Hierbei würden also alle Leerzeichen - egal ob eins oder mehrere hintereinander - ersetzt werden.


----------



## Gucky (16. Sep 2013)

Ist das nicht grade der Witz von replaceAll(), dass diese Methode wirklich alles ersetzt, was im ersten String steht?

str="Strrrrrrrrrrrrrrrrring";
str1=str.replaceAll("r","");
System.out.println(str1); //Sting

Oder liege ich da falsch?


----------



## geqoo (17. Sep 2013)

Das ist richtig. Der Ausdruck von replaceAll wird aber als regulärer Ausdruck interpretiert, wenn ich mich nicht irre. Durch das + Zeichen von Fab werden also nur alle Leerzeichen vor dem "GEFUNDEN" entfernt.


----------



## Gucky (17. Sep 2013)

Also sagt das + dass hinter den Leerzeichen noch was kommen muss? Aber dann werden doch trotzdem alle Leerzeichen entfernt, bis auf die am Stringende.


----------



## geqoo (17. Sep 2013)

Gucky hat gesagt.:


> Also sagt das + dass hinter den Leerzeichen noch was kommen muss?



Nein.



Gucky hat gesagt.:


> Aber dann werden doch trotzdem alle Leerzeichen entfernt, bis auf die am Stringende.



Das + ist ein sog. Quantor (engl. quantifier / Wiederholungszeichen).

Auszug aus Wiki:

? 	Der voranstehende Ausdruck ist optional, er kann einmal vorkommen, muss es aber nicht, d. h. der Ausdruck kommt null- oder einmal vor. (Dies entspricht {0,1})
+ 	Der voranstehende Ausdruck muss mindestens einmal vorkommen, darf aber auch mehrfach vorkommen. (Dies entspricht {1,})
* 	Der voranstehende Ausdruck darf beliebig oft (auch keinmal) vorkommen. (Dies entspricht {0,})

Evtl. wäre hier entsprechend das * angebracht.


----------



## Gucky (17. Sep 2013)

Ich versteh aber immer noch nicht, wie eine Regex da helfen sollte. Meiner Meinung nach ist das Ergebnis dasselbe. Die Leerzeichen sind weg.


----------



## Gucky (18. Sep 2013)

Achso. Jetzt verstehe ich erst, was du meinst. 

Also ich habe replaceAll() immer ohne Regex verwendet und bin immer gut ausgekommen.
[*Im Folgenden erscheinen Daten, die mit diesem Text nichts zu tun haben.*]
#pragma unroll
  for (int k = 0; k < 8; ++k) {
    const int i = k * bdx + tid;
    if (i < nprm) stg[i] = stv[k];
  }
  for (int i = 8 * bdx + tid; i < nprm; i += bdx) stg[i] = prm[i];
  int q = slot_of(0);
  int p = (ord && q < qend) ? ord_at(ordA, 0) : q;
  const int rw4h = A.rw4h;
  constexpr int ADJ4 = D * D / 4;
  uint4 pre[NREC];
#pragma unroll
  for (int c = 0; c < NREC; ++c) {
    const int w4 = l + 64 * c;
    pre[c] = (q < qend && w4 < rw4h)
                 ? (SRC ? fast_store_word<D>(A, p, w4, l)
                                : ((const uint4 *)(A.recs + (size_t)p * (size_t)rw4h * 16u))[w4])
                 : uint4{0u, 0u, 0u, 0u};
  }
  __syncthreads();
  if (ad_blk) {
    double ss = 0.0;
    for (int i = l; i < nprm; i += 64) {
      const double t = (double)stg[i];
      ss += t * t;
    }
#pragma unroll
    for (int o = 32; o > 0; o >>= 1) ss += __shfl_xor(ss, o);
    if (l == 0) {
      A.ad_out[0] = A.ad_lr * sqrtf(1.f - ad_b2p) / (1.f - ad_b1p);
      A.ad_out[1] = ad_b1p * A.ad_b1;
      A.ad_out[2] = ad_b2p * A.ad_b2;
      A.ad_out[3] = (float)((double)A.ad_wd * 0.5 * ss);
    }
  }
  auto wa_src = [&](int i, bool tr) -> float {
    const int x = i / (FK * WR), rem = i - x * FK * WR, k = rem / WR, y = rem - k * WR;
    return y < DN ? stg[A.oW + (tr ? (y * DN + x) : (x * DN + y)) * FK + k] : 0.f;
  };
  auto v_src = [&](int i) -> float {
    const int k = i / VS, c = i - k * VS;
    return c < 2 * DN ? stg[A.oV + k * 2 * DN + c] : 0.f;
  };
  constexpr int NWA = DN * FK * WR, KWA = (NWA + 511) / 512, NVT = FK * VS, KV = (NVT + 511) / 512;
  static_assert(FH1 * FH2 == 512, "one W1 element per thread of a 512-thread block");
  const int nw0 = (d_in + 1) * FH1;
  if (bdx == 512 && nw0 <= 3 * 512) {
    float r0[3], ra[KWA], rb[KWA], rv[KV];
#pragma unroll
    for (int k = 0; k < 3; ++k) {
      const int i = min(tid + 512 * k, nw0 - 1);
      r0[k] = i < d_in * FH1 ? stg[A.oW0 + i] : 0.f;
    }
#pragma unroll
    for (int k = 0; k < KWA; ++k) {
      const int i = min(tid + 512 * k, NWA - 1);
      ra[k] = wa_src(i, false);
      rb[k] = wa_src(i, true);
    }
#pragma unroll
    for (int k = 0; k < KV; ++k) rv[k] = v_src(min(tid + 512 * k, NVT - 1));
    const float w1 = stg[A.oW1 + tid];
#pragma unroll
    for (int k = 0; k < 3; ++k)
      if (tid + 512 * k < nw0) sW0[tid + 512 * k] = r0[k] * (A.ik0 * A.ik1);
#pragma unroll
    for (int k = 0; k < KWA; ++k)
      if (tid + 512 * k < NWA) {
        sWa[tid + 512 * k] = ra[k];
        sWb[tid + 512 * k] = rb[k];
      }
#pragma unroll
    for (int k = 0; k < KV; ++k)
      if (tid + 512 * k < NVT) sV[tid + 512 * k] = rv[k];
    sW1[(tid / FH2) * W1S + tid % FH2] = w1 * A.ik1;
    sW1T[(tid % FH2) * W1TS + tid / FH2] = w1;
  } else {
    for (int i = tid; i < nw0; i += bdx)
      sW0[i] = i < d_in * FH1 ? stg[A.oW0 + i] * (A.ik0 * A.ik1) : 0.f;
    for (int i = tid; i < NWA; i += bdx) {
      sWa[i] = wa_src(i, false);
      sWb[i] = wa_src(i, true);
    }
    for (int i = tid; i < NVT; i += bdx) sV[i] = v_src(i);
    for (int i = tid; i < FH1 * FH2; i += bdx) {
      const float w = stg[A.oW1 + i];
      sW1[(i / FH2) * W1S + i % FH2] = w * A.ik1;
      sW1T[(i % FH2) * W1TS + i / FH2] = w;
    }
  }
  for (int i = tid; i < 2 * 3 * 64; i += blockDim.x) {
    const int t = i / 192, term = (i / 64) % 3, ln = i & 63;
    const int f = 16 * t + (ln & 15), k0 = 4 * (ln >> 4);
    const float *wr = stg + A.oW1 + f * FH2 + k0;
    uint32_t h01, m01, l01, h23, m23, l23;
    split3(wr[0] * A.ik1, wr[1] * A.ik1, h01, m01, l01);
    split3(wr[2] * A.ik1, wr[3] * A.ik1, h23, m23, l23);
    sW1B[i] = term == 0 ? uint4{h01, h23, h01, h23}
                        : (term == 1 ? uint4{m01, m23, h01, h23} : uint4{l01, l23, m01, m23});
  }
  if constexpr (ATT)
    for (int i = tid; i < FH2 * FH2; i += blockDim.x) sWat[(i >> 4) * WAS + (i & 15)] = stg[A.oWa + i];
  const int j_ = tid & 15;
  const float b0v0 = stg[A.ob0 + j_] * A.ik1, b0v1 = stg[A.ob0 + 16 + j_] * A.ik1;
  const float b1v = stg[A.ob1 + j_];
  const float wdv = AVG ? 0.f : stg[A.oWd + j_] * A.ik2;
  const float bd = AVG ? 0.f : stg[A.obd];
  const bool kv = j_ < FK;
  const int kc = kv ? j_ : FK - 1;
  const float Uk = kv ? stg[A.oU + kc] : 0.f;
  const float bnk = kv ? stg[A.obn + kc] : 0.f;
  float usum = 0.f;
#pragma unroll
  for (int k = 0; k < FK; ++k) usum += stg[A.oU + k];
  __syncthreads();
  static_assert((2 * 16 * TS1) % 4 == 0, "D1 tiles in float4s");
  for (int i = l; i < 2 * 16 * TS1 / 4; i += 64) ((f4 *)sT)[i] = f4{0.f, 0.f, 0.f, 0.f};
  if (l < 48) sX[l] = 0.f;
  SG_STAMP(1, __builtin_amdgcn_s_memrealtime());

  const float *w1bp = sW1T + j * W1TS + 8 * g;
  const int ri = j & 3, ni = 4 * ri + (j >> 2);
  int afo[2][3];
#pragma unroll
  for (int s = 0; s < 2; ++s)
#pragma unroll
    for (int q = 0; q < 3; ++q) {
      const int c = 4 * q + g;
      afo[s][q] = (ri < 3 && ni < D && c < D) ? L::REC + s * D * D + ni * D + c : L::X + 47;
    }
  const int jp = (j >> 1) & 1, jr = j - 2 * jp;
  const float *sTp = sT + jp * 16 * TS1 + jr * TS1 + 8 * g;
  int tyo[3];
#pragma unroll
  for (int r = 0; r < 3; ++r) tyo[r] = 2 * D * D + (4 * r + g < D ? 4 * r + g : 0);

  f4 gw1[2] = {f4{0.f, 0.f, 0.f, 0.f}, f4{0.f, 0.f, 0.f, 0.f}};
  f4 gw0[2][2] = {{f4{0.f, 0.f, 0.f, 0.f}, f4{0.f, 0.f, 0.f, 0.f}},
                  {f4{0.f, 0.f, 0.f, 0.f}, f4{0.f, 0.f, 0.f, 0.f}}};
  float gb0a0 = 0.f, gb0a1 = 0.f, gb1a = 0.f, gwda = 0.f, gbda = 0.f;
  constexpr int RW_ = AVG ? 1 : RN, DW_ = AVG ? 1 : DN;
  f2 gWn[RW_][(DW_ + 1) / 2];
  float gVa[RW_], gVb[RW_];
#pragma unroll
  for (int r = 0; r < RW_; ++r) {
    gVa[r] = gVb[r] = 0.f;
#pragma unroll
    for (int b = 0; b < (DW_ + 1) / 2; ++b) gWn[r][b] = f2{0.f, 0.f};
  }
  float gbn = 0.f, gUa = 0.f, lossa = 0.f;
  float gwa[4] = {0.f, 0.f, 0.f, 0.f};
  const float ybar = (BWD && !ALIGNED) ? A.y_stats[0] : 0.f;

  constexpr int PRIO_PERIOD = 3, PRIO_YOUNG = 2;
  int it = 0;
  const int young = wv >> 2;
  auto pair_loop = [&](auto CLSc) __attribute__((always_inline)) {
  constexpr int CLS = decltype(CLSc)::value;
  for (; q < qend; ++it) {
    const int yturn = (int)((unsigned)((it % PRIO_PERIOD) - PRIO_YOUNG) >> 31);
    __builtin_amdgcn_s_setprio(0);
    if ((yturn ^ young) == 0) __builtin_amdgcn_s_setprio(1);
    sg_wsync();
    if (A.rec_bf16) {
#pragma unroll
      for (int c = 0; c < NREC; ++c) {
        const int w4 = l + 64 * c;
        const uint4 v = pre[c];
        if (w4 < ADJ4) {
          f4 lo = {__uint_as_float(v.x << 16), __uint_as_float(v.x & 0xFFFF0000u),
                   __uint_as_float(v.y << 16), __uint_as_float(v.y & 0xFFFF0000u)};
          f4 hi = {__uint_as_float(v.z << 16), __uint_as_float(v.z & 0xFFFF0000u),
                   __uint_as_float(v.w << 16), __uint_as_float(v.w & 0xFFFF0000u)};
          ((f4 *)sRec)[2 * w4] = lo;
          ((f4 *)sRec)[2 * w4 + 1] = hi;
        } else if (w4 < rw4h) {
          ((uint4 *)sRec)[w4 + ADJ4] = v;
        }
      }
    } else {
#pragma unroll
      for (int c = 0; c < NREC; ++c) {
        const int w4 = l + 64 * c;
        if (w4 < RW4) ((uint4 *)sRec)[w4] = pre[c];
      }
    }
    sg_wsync();
    const int pcur = p;
    {
      const int qn = slot_of(it + 1);
      int pn = qn;
      if (ord) {
        const int rl = (it + 1) & 63;
        if (rl == 0) {
          ordA = ordB;
          ordB = load_ord(it + 65);
        }
        pn = qn < qend ? ord_at(ordA, rl) : 0;
      }
#pragma unroll
      for (int c = 0; c < NREC; ++c) {
        const int w4 = l + 64 * c;
        if (qn < qend && w4 < rw4h)
          pre[c] = SRC
                       ? fast_store_word<D>(A, pn, w4, l)
                       : ((const uint4 *)(A.recs + (size_t)pn * (size_t)rw4h * 16u))[w4];
      }
      q = qn;
      p = pn;
    }
    const int *ty = (const int *)sRec;
    int N0 = __builtin_amdgcn_readfirstlane(((const int *)sRec)[2 * D * D + 2 * D]);
    int N1 = __builtin_amdgcn_readfirstlane(((const int *)sRec)[2 * D * D + 2 * D + 1]);
    N0 = N0 < 0 ? 0 : (N0 > D ? D : N0);
    N1 = N1 < 0 ? 0 : (N1 > D ? D : N1);
    const uint32_t pk = sg_pair_key(key, (uint32_t)(A.pair_offset + pcur));
    const uint32_t pk1 = pk ^ lb1, pk2 = pk ^ lb2;

    uint32_t km, km4;
    uint32_t m4;
    {
      const int e = l & 15;
      const bool hi = l >= 16;
      const uint32_t h = sg_hash(pk, hi ? NL : 0u, (uint32_t)e);
      const uint32_t thr = hi ? thr4s : thr0s;
      const bool p0 = (hi && AVG) || e < N0, p1 = (hi && AVG) || e < N1;
      const uint64_t b0 = __ballot((l < 32) & p0 & ((h & 0xFFFFu) < thr));
      const uint64_t b1 = __ballot((l < 32) & p1 & ((h >> 16) < thr));
      const uint32_t m0 = (uint32_t)(b0 & 0xFFFFu) | ((uint32_t)(b1 & 0xFFFFu) << 16);
      m4 = (uint32_t)((b0 >> 16) & 0xFFFFu) | ((uint32_t)b1 & 0xFFFF0000u);
      km = m0 >> g;
      km4 = m4 >> g;
    }
    const float invn0 = N0 > 0 ? 1.f / (float)N0 : 0.f, invn1 = N1 > 0 ? 1.f / (float)N1 : 0.f;

    auto body = [&](auto K0c, auto K1c) __attribute__((always_inline)) {
      constexpr int K0 = decltype(K0c)::value, K1 = decltype(K1c)::value;
      float af[2][3];
      f4 p1[2][2];
      uint32_t tys[2];
#pragma unroll
      for (int s = 0; s < 2; ++s) {
        const int KS = s ? K1 : K0;
#pragma unroll
        for (int q = 0; q < 3; ++q) af[s][q] = q < KS ? W[afo[s][q]] : 0.f;
        f4 z0[2];
        uint32_t tp = 0u;
#pragma unroll
        for (int r = 0; r < 3; ++r) {
          if (r < KS) {
            uint32_t t_ = (uint32_t)ty[tyo[r] + s * D];
            t_ = min(t_, (uint32_t)(d_in - 1));
            const uint32_t k0 = (km >> (16 * s + 4 * r)) & 1u;
            const uint32_t tk = k0 ? t_ : 63u;
            tp |= tk << (6 * r);
            const float *w0 = sW0 + (k0 ? t_ : (uint32_t)d_in) * FH1 + j;
            z0[0][r] = w0[0];
            z0[1][r] = w0[16];
          } else {
            tp |= 63u << (6 * r);
            z0[0][r] = z0[1][r] = 0.f;
          }
        }
        tys[s] = tp;
        mfma_fence();
#pragma unroll
        for (int t = 0; t < 2; ++t) {
          const float bb = t ? b0v1 : b0v0;
          f4 acc = {bb, bb, bb, bb};
#pragma unroll
          for (int q = 0; q < KS; ++q) acc = mfma4(af[s][q], z0[t][q], acc);
          p1[s][t] = acc;
        }
        mfma_fence();
      }
#pragma unroll
      for (int r = 0; r < 3; ++r) {
#pragma unroll
        for (int t = 0; t < 2; ++t) {
          if (r < K0 || r < K1) {
            const uint32_t h = sg_mix(pk1 ^ ((1u << 26) | (uint32_t)(128 * r + 16 * t)));
#pragma unroll
            for (int s = 0; s < 2; ++s) {
              float *T = sT + s * 16 * TS1 + (4 * g + r) * TS1 + 16 * t + j;
              if (r < (s ? K1 : K0)) {
                const uint32_t d = s ? (h >> 16) : (h & 0xFFFFu);
                const float v = relu_bits(p1[s][t][r]);
                *T = d < A.thr1 ? v : 0.f;
              } else {
                *T = 0.f;
              }
            }
          } else {
            sT[(4 * g + r) * TS1 + 16 * t + j] = 0.f;
            sT[16 * TS1 + (4 * g + r) * TS1 + 16 * t + j] = 0.f;
          }
        }
      }
      sg_wsync();
      constexpr bool PACK = K0 == 2 && K1 == 2;
      f4 h2[2];
      if constexpr (PACK) {
        const f4 lo = *(const f4 *)sTp, hi = *(const f4 *)(sTp + 4);
        const f4 wlo = *(const f4 *)w1bp, whi = *(const f4 *)(w1bp + 4);
        f4 z1 = {0.f, 0.f, 0.f, 0.f};
        mfma_fence();
#pragma unroll
        for (int q = 0; q < 4; ++q) z1 = mfma4(lo[q], wlo[q], z1);
#pragma unroll
        for (int q = 0; q < 4; ++q) z1 = mfma4(hi[q], whi[q], z1);
#pragma unroll
        for (int s = 0; s < 2; ++s) {
          f4 acc = {b1v, b1v, b1v, b1v};
          acc = mfma4(af[s][0], z1[2 * s], acc);
          acc = mfma4(af[s][1], z1[2 * s + 1], acc);
          h2[s] = acc;
        }
        mfma_fence();
      } else {
#pragma unroll
        for (int s = 0; s < 2; ++s) {
          const int KS = s ? K1 : K0;
          const float *T = sT + s * 16 * TS1 + j * TS1 + 8 * g;
          const f4 lo = *(const f4 *)T, hi = *(const f4 *)(T + 4);
          const f4 wlo = *(const f4 *)w1bp, whi = *(const f4 *)(w1bp + 4);
          f4 z1 = {0.f, 0.f, 0.f, 0.f};
          mfma_fence();
#pragma unroll
          for (int q = 0; q < 4; ++q) z1 = mfma4(lo[q], wlo[q], z1);
#pragma unroll
          for (int q = 0; q < 4; ++q) z1 = mfma4(hi[q], whi[q], z1);
          f4 acc = {b1v, b1v, b1v, b1v};
#pragma unroll
          for (int q = 0; q < KS; ++q) acc = mfma4(af[s][q], z1[q], acc);
          h2[s] = acc;
          mfma_fence();
        }
      }
      float xo[2][RN], d2[2][3];
      uint32_t kb = 0u;
      float hA[2] = {0.f, 0.f};
      float att[2][3] = {{0.f, 0.f, 0.f}, {0.f, 0.f, 0.f}};
      if constexpr (ATT) {
        float *sTmp = W + L::TMP;
        float part[2] = {0.f, 0.f};
#pragma unroll
        for (int s2 = 0; s2 < 2; ++s2) {
          const int KS = s2 ? K1 : K0, Ns = s2 ? N1 : N0;
#pragma unroll
          for (int r = 0; r < KS; ++r) part[s2] += (4 * r + g < Ns) ? h2[s2][r] : 0.f;
        }
        xsum_pair(part[0], part[1]);
#pragma unroll
        for (int s2 = 0; s2 < 2; ++s2)
          if (g == 0) sTmp[16 * s2 + j] = part[s2] * (s2 ? invn1 : invn0);
        sg_wsync();
        float hp[2];
// ... 413 lines not shown
  if (cls_mode) {
    if (cwave == 0) pair_loop(std::integral_constant<int, 0>{});
    else if (cwave == 1) pair_loop(std::integral_constant<int, 1>{});
    else if (cwave == 2) pair_loop(std::integral_constant<int, 2>{});
    else pair_loop(std::integral_constant<int, 3>{});
  } else {
    pair_loop(std::integral_constant<int, -1>{});
  }

  SG_STAMP(2, __builtin_amdgcn_s_memrealtime());
  SG_STAMP(4, (unsigned long long)it | ((unsigned long long)(cwave + 1) << 32));
  if (!BWD) return;
  constexpr int NS = FlushSlots<D, AVG, ATT>::NS;
  {
    gb0a0 = xsum32(xsum16(gb0a0));
    gb0a1 = xsum32(xsum16(gb0a1));
    gb1a = xsum32(xsum16(gb1a));
    gwda = xsum32(xsum16(gwda)) * A.ik2;
    gbda = xsum32(xsum16(gbda));
  }
  float *F = smem;
  __syncthreads();
  {
    float *Fw = F + (size_t)wv * NS * 64 + l;
    int s = 0;
#pragma unroll
    for (int t = 0; t < 2; ++t)
#pragma unroll
      for (int r = 0; r < 4; ++r) Fw[64 * s++] = gw1[t][r];
#pragma unroll
    for (int tau = 0; tau < 2; ++tau)
#pragma unroll
      for (int t = 0; t < 2; ++t)
#pragma unroll
        for (int r = 0; r < 4; ++r) Fw[64 * s++] = gw0[tau][t][r] * A.ik0;
    if constexpr (!AVG) {
#pragma unroll
      for (int r = 0; r < RN; ++r)
#pragma unroll
        for (int b = 0; b < DN; ++b) Fw[64 * s++] = gWn[r][b >> 1][b & 1];
#pragma unroll
      for (int r = 0; r < RN; ++r) Fw[64 * s++] = gVa[r];
#pragma unroll
      for (int r = 0; r < RN; ++r) Fw[64 * s++] = gVb[r];
    }
    Fw[64 * s++] = gbn;
    Fw[64 * s++] = gUa;
    Fw[64 * s++] = lossa;
    Fw[64 * s++] = gb0a0;
    Fw[64 * s++] = gb0a1;
    Fw[64 * s++] = gb1a;
    Fw[64 * s++] = gwda;
    Fw[64 * s++] = gbda;
    if constexpr (ATT) {
#pragma unroll
      for (int i = 0; i < 4; ++i) Fw[64 * s++] = gwa[i];
    }
  }
  __syncthreads();
  float *dst = A.slab + (size_t)blockIdx.x * (size_t)(A.n_params + 1);
  for (int s = wv; s < NS; s += nw) {
    const int prm_i = fast_param<D, AVG, ATT>(A, s, l);
    float acc = 0.f;
    for (int w = 0; w < nw; ++w) acc += F[((size_t)w * NS + s) * 64 + l];
    if (prm_i >= 0) dst[prm_i] = acc;
  }
  SG_STAMP(3, __builtin_amdgcn_s_memrealtime());
}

Selbst wenn der erste String als Regex interpretiert werden sollte, muss man dies nicht verwenden. Also einfach in den ersten String ein Leerzeichen und den zweiten string leer lassen und alle Leerzeichen werdeb entfernt.


----------



## Natac (19. Sep 2013)

Gucky hat gesagt.:


> Also ich habe replaceAll() immer ohne Regex verwendet und bin immer gut ausgekommen. Selbst wenn der erste String als Regex interpretiert werden sollte, muss man dies nicht verwenden. Also einfach in den ersten String ein Leerzeichen und den zweiten string leer lassen und alle Leerzeichen werdeb entfernt.


Nur zum Verständnis: Der String wird IMMER als Regex interpretiert. Egal ob du Regex-Steuerzeichen verwendest oder nicht.


----------



## Gucky (19. Sep 2013)

Also rufen beide Lösungen, die von geqoo und meine dasselbe Ergebnis hervor?


----------